The picture really doesn't show the bird too well tho.... Too bad.. He is all "poo'd - out"!!!!


----------



## Skyeking (Jan 17, 2003)

I think so too!


----------



## Lovebirds (Sep 6, 2002)

Snowbird Sue said:


> I Just thought I'd post my progress. I cross-stitched that this month, by hand. NOT by a machine. It was fun. and PHUNNY! My fingers are now grateful for the break! PRODUCTION?  I don't think so!
> The picture really doesn't show the bird too well tho.... Too bad.. He is all "poo'd - out"!!!!


You've got WAY more patience than me, that's for sure. I could never get into knitting, sewing, crocheting, cross-stitching, needle point..........nothing where I have to sit down for hours......unless of course, it's typing messages on Pigeon Talk.


----------



## Snowbird Sue (Dec 31, 2007)

Renee, that is what we do in the winter.... I do that in the evening. Now that spring is almost here, I won't have time for it until next winter. It is just something I like to do during the cold wintry days. Patients, sure... but also, tons of fun. I have done filled up the walls of the house, so now that I am out of room, I am doing shirts. You should see the cat I did! that one is a doozie!


----------



## Lovebirds (Sep 6, 2002)

Snowbird Sue said:


> Renee, that is what we do in the winter.... I do that in the evening. Now that spring is almost here, I won't have time for it until next winter. It is just something I like to do during the cold wintry days. Patients, sure... but also, tons of fun. I have done filled up the walls of the house, so now that I am out of room, I am doing shirts. You should see the cat I did! that one is a doozie!
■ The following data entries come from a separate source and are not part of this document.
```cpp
template <int NQ, bool ODD, bool GEN, bool HALF, int SHAPE>
__device__ __forceinline__ void grid_fused_body(const SynthArgs& a, const GridBand& band, const FusedArgs& f,
                                                int32_t n_rb, int32_t n_items) {
  static_assert(kFusedTerms == 2 && kFusedMaxSig == 2, "fused_shape_slot's slots and signals (c0, c1)");
  static_assert(SHAPE == kFusedShapeAny || GEN == (SHAPE == kFusedShapeGenLoad), "a shape fixes whether terms are drawn");
  static_assert(kFusedReal == 32 && kFusedPitch == 32 && kFusedGroupModes * kFusedReal / 2 == 64 * kFusedDW,
                "two realization tiles; one (mode, realization pair) of a 16-mode group per DFT lane");
  static_assert(!HALF || (NQ % 4 == 0 && kGridTT == 2 * kFusedHalfTT), "half bands: whole row groups, two halves");
  extern __shared__ __attribute__((aligned(16))) double lds[];
  const FusedQueue queue(n_items, f.queue);
  const int wave = __builtin_amdgcn_readfirstlane(threadIdx.x >> 6);
  const int lane = threadIdx.x & 63;
  const int lr = lane & 15, lg = lane >> 4;
  double* __restrict__ ring = lds + f.ring_off;
  uint32_t* sync = (uint32_t*)(ring + 2 * kFusedMaxSig * kFusedSlot);
  volatile int* qitem = (volatile int*)(sync + 4);
  if (threadIdx.x == 0) {
    *sync = 0u;
    ((volatile int*)sync)[8] = 0;
    ((volatile int*)sync)[9] = 0;
    qitem[0] = queue.fetch();
    qitem[1] = qitem[0] >= 0 ? queue.fetch() : -1;
  }
  __syncthreads();
  auto item_of = [&](int k) { return __builtin_amdgcn_readfirstlane(qitem[k & 3]); };
  auto finish = [&]() {
    if (threadIdx.x == 0) {
      __threadfence();
      const uint32_t done = __hip_atomic_fetch_add(f.queue + 8, 1u, __ATOMIC_ACQ_REL, __HIP_MEMORY_SCOPE_AGENT);
      if (done == gridDim.x - 1)
        for (int i = 0; i < kFusedQueueWords; ++i)
          __hip_atomic_store(f.queue + i, 0u, __ATOMIC_RELAXED, __HIP_MEMORY_SCOPE_AGENT);
    }
  };
  auto mix_tiles = [&]() {
    if (f.mix.n_tiles <= 0) return;
    __builtin_amdgcn_s_setprio(0);
    const int n_pg = (f.mix.P + kFusedMixGroup - 1) / kFusedMixGroup, n_rg = f.mix.R_pad >> 4;
    for (;;) {
      int t = 0;
      if (lane == 0)
        t = (int)__hip_atomic_fetch_add(f.queue + kFusedMixWord, 1u, __ATOMIC_RELAXED, __HIP_MEMORY_SCOPE_AGENT);
      t = __builtin_amdgcn_readfirstlane(t);
      if (t >= f.mix.n_tiles) break;
      const int pg = t % n_pg, kr = t / n_pg;
      const int k = kr / n_rg;
      fused_mix_tile(f.mix, k, kr - k * n_rg, pg, lane);
    }
  };
  if (item_of(0) < 0) {
    finish();
    return;
  }

  volatile int* ccnt = (volatile int*)(sync + 8);
  struct Geo {
    int p, r0, c0, n;
    int64_t toa0;
    bool valid;
  };
  auto geo = [&](int k) {
    Geo g;
    const int item = item_of(k);
    g.valid = item >= 0;
    const int it = g.valid ? item : 0;
    g.p = it / n_rb;
    g.r0 = (it - g.p * n_rb) * kFusedReal;
    g.c0 = ld_uniform(f.psr_c0 + g.p);
    g.n = g.valid ? ld_uniform(f.psr_c0 + g.p + 1) - g.c0 : 0;
    g.toa0 = ld_uniform(a.offs + g.p);
    return g;
  };
  auto ticket = [&](int k) {
    int t = 0;
    if (lane == 0)
      t = __hip_atomic_fetch_add((int*)ccnt + (k & 1), 1, __ATOMIC_RELAXED, __HIP_MEMORY_SCOPE_WORKGROUP);
    return __builtin_amdgcn_readfirstlane(t);
  };
  auto lane_now = [&]() {
    int v = lane;
    asm volatile("" : "+v"(v));
    return v;
  };
  using Ops = typename std::conditional<HALF, FusedOpsH<NQ>, FusedOps<NQ>>::type;
  using OpsJ = typename std::conditional<HALF, FusedOpsH<NQ>, FusedOps<(NQ < 8 ? NQ : 8)>>::type;
  auto load_half = [&](int cc, auto& o, int ln) {
    {
      constexpr int NS = sizeof(o.row[0]) / sizeof(o.row[0][0]);
      o.c = cc;
      o.ci = *(const i32x4*)(f.h.chunks + cc);
      const int lgo = ln >> 4, lro = ln & 15;
#pragma unroll
      for (int h = 0; h < 2; ++h) {
        const i32x4* __restrict__ rt = (const i32x4*)(f.h.lrows + (((int64_t)cc * 2 + h) * 4 + lgo) * f.h.fq);
#pragma unroll
        for (int q4 = 0; q4 < NS / 4; ++q4) {
          const i32x4 r4 = rt[q4];
          o.row[h][4 * q4] = r4.x;
          o.row[h][4 * q4 + 1] = r4.y;
          o.row[h][4 * q4 + 2] = r4.z;
          o.row[h][4 * q4 + 3] = r4.w;
        }
        const double* __restrict__ wp =
            f.h.wd + ((int64_t)cc * 2 + h) * f.h.vmax * kFusedHalfTT + (lgo * kFusedHalfTT + lro) * 2;
#pragma unroll
        for (int qp = 0; qp < NS / 2; ++qp) o.b[h][qp] = *(const dbl2*)(wp + qp * 8 * kFusedHalfTT);
      }
    }
  };
  auto load_full = [&](int cc, auto& o, int ln) {
    constexpr int NS = sizeof(o.row) / sizeof(o.row[0]);
    o.c = cc;
    o.ci = *(const i32x4*)(band.chunks + cc);
    const int lgo = ln >> 4, lro = ln & 15;
    const i32x4* __restrict__ rt = (const i32x4*)(f.lrows + ((int64_t)cc * 4 + lgo) * f.fq);
    const double* __restrict__ wp = band.wd + ((int64_t)cc * band.vmax + lgo) * kGridTT + 2 * lro;
#pragma unroll
    for (int q4 = 0; q4 < NS / 4; ++q4) {
      const i32x4 r4 = rt[q4];
      o.row[4 * q4] = r4.x;
      o.row[4 * q4 + 1] = r4.y;
      o.row[4 * q4 + 2] = r4.z;
      o.row[4 * q4 + 3] = r4.w;
    }
#pragma unroll
    for (int q = 0; q < NS; ++q) o.b[q] = *(const dbl2*)(wp + 4 * kGridTT * q);
  };
  auto load = [&](int cc, auto& o, int ln) {
    if constexpr (HALF)
      load_half(cc, o, ln);
    else
      load_full(cc, o, ln);
  };
  auto process_half = [&](const Geo& g, const auto& cur, auto& pf, int ln) {
    constexpr int NS = sizeof(cur.row[0]) / sizeof(cur.row[0][0]);
    const int lg = ln >> 4, lr = ln & 15;
    const int lds_lane = 2 * lr;
    const int ty = __builtin_amdgcn_readfirstlane(cur.ci.y), tc = __builtin_amdgcn_readfirstlane(cur.ci.z);
    const int nqw = __builtin_amdgcn_readfirstlane(cur.ci.w);
    const int nq[2] = {nqw & 0xFFFF, nqw >> 16};
    FPTA_DCHECK(nq[0] > 0, "k_grid_fused half band steps", nq[0], 1 << 20);
    d4 acc[2][2];
#pragma unroll
    for (int h = 0; h < 2; ++h)
#pragma unroll
      for (int i = 0; i < 2; ++i) acc[h][i] = d4{0.0, 0.0, 0.0, 0.0};
    {
      constexpr int DA = kFusedHalfAhead;
      const int nqm = min(max(nq[0], nq[1]), NS);
      dbl2 an[2][NS];
      auto rd = [&](int q) {
#pragma unroll
        for (int h = 0; h < 2; ++h) an[h][q] = *(const dbl2*)(lds + cur.row[h][q] * kFusedPitch + lds_lane);
      };
#pragma unroll
      for (int q = 0; q < DA && q < NS; ++q) rd(q);
#pragma unroll
      for (int q = 0; q < NS; ++q) {
        if (q < nqm) {
          if (q + DA < NS) rd(q + DA);
          if (FPTA_HALF_PIN) __builtin_amdgcn_sched_barrier(0);
          const double b0 = (q & 1) ? cur.b[0][q >> 1].y : cur.b[0][q >> 1].x;
          const double b1 = (q & 1) ? cur.b[1][q >> 1].y : cur.b[1][q >> 1].x;
          acc[0][0] = __builtin_amdgcn_mfma_f64_16x16x4f64(an[0][q].x, b0, acc[0][0], 0, 0, 0);
          acc[0][1] = __builtin_amdgcn_mfma_f64_16x16x4f64(an[0][q].y, b0, acc[0][1], 0, 0, 0);
          acc[1][0] = __builtin_amdgcn_mfma_f64_16x16x4f64(an[1][q].x, b1, acc[1][0], 0, 0, 0);
          acc[1][1] = __builtin_amdgcn_mfma_f64_16x16x4f64(an[1][q].y, b1, acc[1][1], 0, 0, 0);
        }
      }
    }
    pf.lap(1);
#pragma unroll
    for (int h = 0; h < 2; ++h)
      for (int q = NS; q < nq[h]; ++q) {
        const int64_t hc = (int64_t)cur.c * 2 + h;
        const int row = f.h.lrows[(hc * 4 + lg) * f.h.fq + q];
        const double bv = f.h.wd[hc * f.h.vmax * kFusedHalfTT + fused_half_weight_index(4 * q + lg, lr)];
        const dbl2 av = *(const dbl2*)(lds + row * kFusedPitch + lds_lane);
        acc[h][0] = __builtin_amdgcn_mfma_f64_16x16x4f64(av.x, bv, acc[h][0], 0, 0, 0);
        acc[h][1] = __builtin_amdgcn_mfma_f64_16x16x4f64(av.y, bv, acc[h][1], 0, 0, 0);
      }
    pf.lap(4);
    __builtin_amdgcn_sched_barrier(0);
    const int64_t t0 = g.toa0 + ty;
    if ((FPTA_FUSED_CUT & 8) && acc[0][0][0] != -1.25e300) return;
    if (FPTA_HALF_STORE16 && tc == kGridTT && g.r0 + kFusedReal <= a.n_real && ((t0 | a.ldo) & 1) == 0 &&
        a.ldo < ((int64_t)1 << 26)) {
      const bool odd = lr & 1;
      const uint32_t vo = (uint32_t)(((int64_t)2 * lg * a.ldo + (odd ? 15 + lr : lr)) * 8);
      const char* base = (const char*)(a.out + t0 + (int64_t)g.r0 * a.ldo);
#pragma unroll
      for (int i = 0; i < 2; ++i)
#pragma unroll
        for (int gg = 0; gg < 4; ++gg) {
          const double send = odd ? acc[0][i][gg] : acc[1][i][gg];
          const double recv = dpp_xor1(send);
          const dbl2 v = odd ? dbl2{recv, acc[1][i][gg]} : dbl2{acc[0][i][gg], recv};
          __builtin_nontemporal_store(v, (dbl2*)((char*)base + (int64_t)(8 * gg + i) * a.ldo * 8 + vo));
        }
    } else if (tc == kGridTT && g.r0 + kFusedReal <= a.n_real && a.ldo < ((int64_t)1 << 26)) {
      const uint32_t vo = (uint32_t)(((int64_t)2 * lg * a.ldo + lr) * 8);
      const char* base = (const char*)(a.out + t0 + (int64_t)g.r0 * a.ldo);
#pragma unroll
      for (int h = 0; h < 2; ++h)
#pragma unroll
        for (int i = 0; i < 2; ++i)
#pragma unroll
          for (int gg = 0; gg < 4; ++gg)
            __builtin_nontemporal_store(acc[h][i][gg],
                                        (double*)((char*)base + ((int64_t)(8 * gg + i) * a.ldo + 16 * h) * 8 + vo));
    } else {
#pragma unroll
      for (int h = 0; h < 2; ++h) {
        if (16 * h + lr >= tc) continue;
#pragma unroll
        for (int i = 0; i < 2; ++i)
#pragma unroll
          for (int gg = 0; gg < 4; ++gg) {
            const int r = g.r0 + 2 * (lg + 4 * gg) + i;
            if (r < a.n_real) a.out[t0 + 16 * h + lr + (int64_t)r * a.ldo] = acc[h][i][gg];
          }
      }
    }
    pf.lap(2);
  };
  auto process_full = [&](const Geo& g, const auto& cur, auto& pf, int ln) {
    constexpr int NS = sizeof(cur.row) / sizeof(cur.row[0]);
    const int lg = ln >> 4, lr = ln & 15;
    const int lds_lane = 2 * lr;
    const int ty = __builtin_amdgcn_readfirstlane(cur.ci.y), tc = __builtin_amdgcn_readfirstlane(cur.ci.z);
    const int nq = __builtin_amdgcn_readfirstlane(cur.ci.w) >> 2;
    FPTA_DCHECK(nq > 0, "k_grid_fused band steps", nq, 1 << 20);
    d4 acc[2][2];
#pragma unroll
    for (int e = 0; e < 2; ++e)
#pragma unroll
      for (int i = 0; i < 2; ++i) acc[e][i] = d4{0.0, 0.0, 0.0, 0.0};
    {
      dbl2 an = *(const dbl2*)(lds + cur.row[0] * kFusedPitch + lds_lane);
#pragma unroll
      for (int q = 0; q < NS; ++q) {
        if (q < nq) {
          const dbl2 av = an;
          if (q + 1 < NS) an = *(const dbl2*)(lds + cur.row[q + 1] * kFusedPitch + lds_lane);
          const dbl2 bv = cur.b[q];
          acc[0][0] = __builtin_amdgcn_mfma_f64_16x16x4f64(av.x, bv.x, acc[0][0], 0, 0, 0);
          acc[0][1] = __builtin_amdgcn_mfma_f64_16x16x4f64(av.y, bv.x, acc[0][1], 0, 0, 0);
          acc[1][0] = __builtin_amdgcn_mfma_f64_16x16x4f64(av.x, bv.y, acc[1][0], 0, 0, 0);
          acc[1][1] = __builtin_amdgcn_mfma_f64_16x16x4f64(av.y, bv.y, acc[1][1], 0, 0, 0);
        }
      }
    }
    pf.lap(1);
    for (int q = NS; q < nq; ++q) {
      const int v = 4 * q + lg;
      const int row = f.lrows[((int64_t)cur.c * 4 + lg) * f.fq + q];
      const dbl2 bv = *(const dbl2*)(band.wd + ((int64_t)cur.c * band.vmax + v) * kGridTT + 2 * lr);
      const dbl2 av = *(const dbl2*)(lds + row * kFusedPitch + lds_lane);
      acc[0][0] = __builtin_amdgcn_mfma_f64_16x16x4f64(av.x, bv.x, acc[0][0], 0, 0, 0);
      acc[0][1] = __builtin_amdgcn_mfma_f64_16x16x4f64(av.y, bv.x, acc[0][1], 0, 0, 0);
      acc[1][0] = __builtin_amdgcn_mfma_f64_16x16x4f64(av.x, bv.y, acc[1][0], 0, 0, 0);
      acc[1][1] = __builtin_amdgcn_mfma_f64_16x16x4f64(av.y, bv.y, acc[1][1], 0, 0, 0);
    }
    pf.lap(4);
    __builtin_amdgcn_sched_barrier(0);
    const int64_t t0 = g.toa0 + ty;
    if ((FPTA_FUSED_CUT & 8) && acc[0][0][0] != -1.25e300) return;
    if (FPTA_HALF_STORE16 && tc == kGridTT && g.r0 + kFusedReal <= a.n_real && ((t0 | a.ldo) & 1) == 0 &&
        a.ldo < ((int64_t)1 << 26)) {
      const uint32_t vo = (uint32_t)(((int64_t)2 * lg * a.ldo + 2 * lr) * 8);
      const char* base = (const char*)(a.out + t0 + (int64_t)g.r0 * a.ldo);
#pragma unroll
      for (int i = 0; i < 2; ++i)
#pragma unroll
        for (int gg = 0; gg < 4; ++gg)
          __builtin_nontemporal_store(dbl2{acc[0][i][gg], acc[1][i][gg]},
                                      (dbl2*)((char*)base + (int64_t)(8 * gg + i) * a.ldo * 8 + vo));
    } else {
      InterpTile<2> t;
      t.c = cur.c;
      t.p = g.p;
      t.r0 = g.r0;
      t.y = ty;
      t.cnt = tc;
      t.nq = nq;
      interp_store_rows<2>(a, a.out, t, acc);
    }
    pf.lap(2);
  };
  auto process = [&](const Geo& g, const auto& cur, auto& pf, int ln) {
    if constexpr (HALF)
      process_half(g, cur, pf, ln);
    else
      process_full(g, cur, pf, ln);
  };

  if (wave >= kFusedIW) {
    const int dw = wave - kFusedIW;
    __builtin_amdgcn_s_setprio(FPTA_FUSED_DFT_PRIO);
    constexpr int kNSig = fused_shape_nsig(SHAPE);
    const int n_sig = kNSig ? kNSig : f.n_sig;
    int js = -1, jrc = 0;
    {
      int j = dw;
#pragma unroll
      for (int s = 0; s < kFusedMaxSig; ++s) {
        if (s < n_sig && js < 0 && j < f.s[s].n_rc) {
          js = s;
          jrc = j;
        }
        if (s < n_sig) j -= f.s[s].n_rc;
      }
    }
    js = __builtin_amdgcn_readfirstlane(js);
    jrc = __builtin_amdgcn_readfirstlane(jrc);
    Prof pf;
    pf.start();
    uint32_t epoch = 0;
    auto dsync = [&]() {
      fused_wait_lgkm0();
      if (lane == 0) __hip_atomic_fetch_add(sync, 1u, __ATOMIC_RELAXED, __HIP_MEMORY_SCOPE_WORKGROUP);
      epoch += kFusedDW;
      while ((uint32_t)__builtin_amdgcn_readfirstlane(
                 (int)__hip_atomic_load(sync, __ATOMIC_RELAXED, __HIP_MEMORY_SCOPE_WORKGROUP)) < epoch)
        __builtin_amdgcn_s_sleep(1);
    };
    int ng[kFusedMaxSig];
#pragma unroll
    for (int s = 0; s < kFusedMaxSig; ++s) ng[s] = s < n_sig ? fused_groups(f.s[s].nm) : 0;
    const int n_it = fused_iterations(ng[0], ng[1]);
    const FusedSig& jf = f.s[js < 0 ? 0 : js];
    const int64_t jts = (int64_t)jf.ntq * jf.ldq, jld4 = 4 * (int64_t)jf.ldq;
    auto jtq_now = [&]() {
      const int ln = lane_now();
      return jf.tq + (int64_t)(ln >> 4) * jf.ldq + 32 * jrc + 2 * (ln & 15);
    };
    const int jnq0 = fused_ksteps(jf.nm, 0), jnq1 = fused_ksteps(jf.nm, 1);
    const int jng = js < 0 ? 0 : fused_groups(jf.nm);
    d4 C[2][2][2], S[2][2][2];
    struct DrawIn {
      dbl2 x0[kFusedTerms], x1[kFusedTerms];
    };
    std::integral_constant<int, 0> c0;
    std::integral_constant<int, 1> c1;
    auto draw_load = [&](auto sc, int g, int p, int r0, DrawIn& in) {
      constexpr int s = decltype(sc)::value;
      const FusedSig& fs = f.s[s];
      const int didx = dw * 64 + lane_now(), dmm = didx >> 4, drl = 2 * (didx & 15);
      const int m = kFusedGroupModes * g + dmm, r = r0 + drl;
      auto slot = [&](auto ic) {
        constexpr int i = decltype(ic)::value, kind = fused_shape_slot(SHAPE, s, i);
        if constexpr (kind == kFusedSlotGen) {
          const int nmi = fs.term_nm[i], mi = min(m, nmi - 1);
          in.x0[i] = ld_global((const dbl2*)(fs.term_amp[i] + (int64_t)p * nmi + (mi & ~1)));
        } else if constexpr (kind == kFusedSlotLoad) {
          const int mi = min(m, fs.term_nm[i] - 1);
          const double* src0 = a.coef + ((int64_t)p * a.K + fs.term_col0[i] + 2 * mi) * a.R_pad + r;
          in.x0[i] = ld_global((const dbl2*)src0);
          in.x1[i] = ld_global((const dbl2*)(src0 + a.R_pad));
        } else if constexpr (kind == kFusedSlotAny) {
          const bool on = i < fs.n_terms;
          const int nmi = on ? fs.term_nm[i] : 2;
          const int mi = min(m, nmi - 1);
          const double* src0;
          int64_t step;
          if (on && fs.term_kind[i] == 1) {
            src0 = a.coef + ((int64_t)p * a.K + fs.term_col0[i] + 2 * mi) * a.R_pad + r;
            step = a.R_pad;
          } else {
            src0 = (on ? fs.term_amp[i] : a.coef) + (int64_t)p * nmi + (mi & ~1);
            step = 0;
          }
          in.x0[i] = ld_global((const dbl2*)src0);
          in.x1[i] = ld_global((const dbl2*)(src0 + step));
        }
// ... 433 lines not shown
```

Yea, I forgot you live up in the FROZEN TUNDRA!! LOL
That's exactly why I made my husband bring me back to the south. I couldn't take 20 feet of snow until April and not be able to go............I gotta go when I want to.


----------



## Snowbird Sue (Dec 31, 2007)

*Say what?*

I don't live in Alaska, you know.  We've never been snowed in ; Always have gone when we wanted too. Besides, we like the four seasons. 
Sometimes, the snow is really nice!


----------



## Lovebirds (Sep 6, 2002)

Snowbird Sue said:


> I don't live in Alaska, you know.  We've never been snowed in ; Always have gone when we wanted too. Besides, we like the four seasons.
> Sometimes, the snow is really nice!


OH!! I'm just picking at ya!! LOL
I spent two winters up there. The second winter we had snow up to my shoulders!! And in April there was still snow on the ground. That's why I said that. I'm sure it's not like that every year.


----------



## Maggie-NC (Jun 22, 2005)

Loved the t-shirt. So funny. For me, the splotches would be on the shoulders.  You did a great job. I was into cross stitching for many years and loved to do it until my vision kinda interfered. You did a great job.


----------



## Snowbird Sue (Dec 31, 2007)

Lady Tarheel said:


> Loved the t-shirt. So funny. For me, the splotches would be on the shoulders.  You did a great job. I was into cross stitching for many years and loved to do it until my vision kinda interfered. You did a great job.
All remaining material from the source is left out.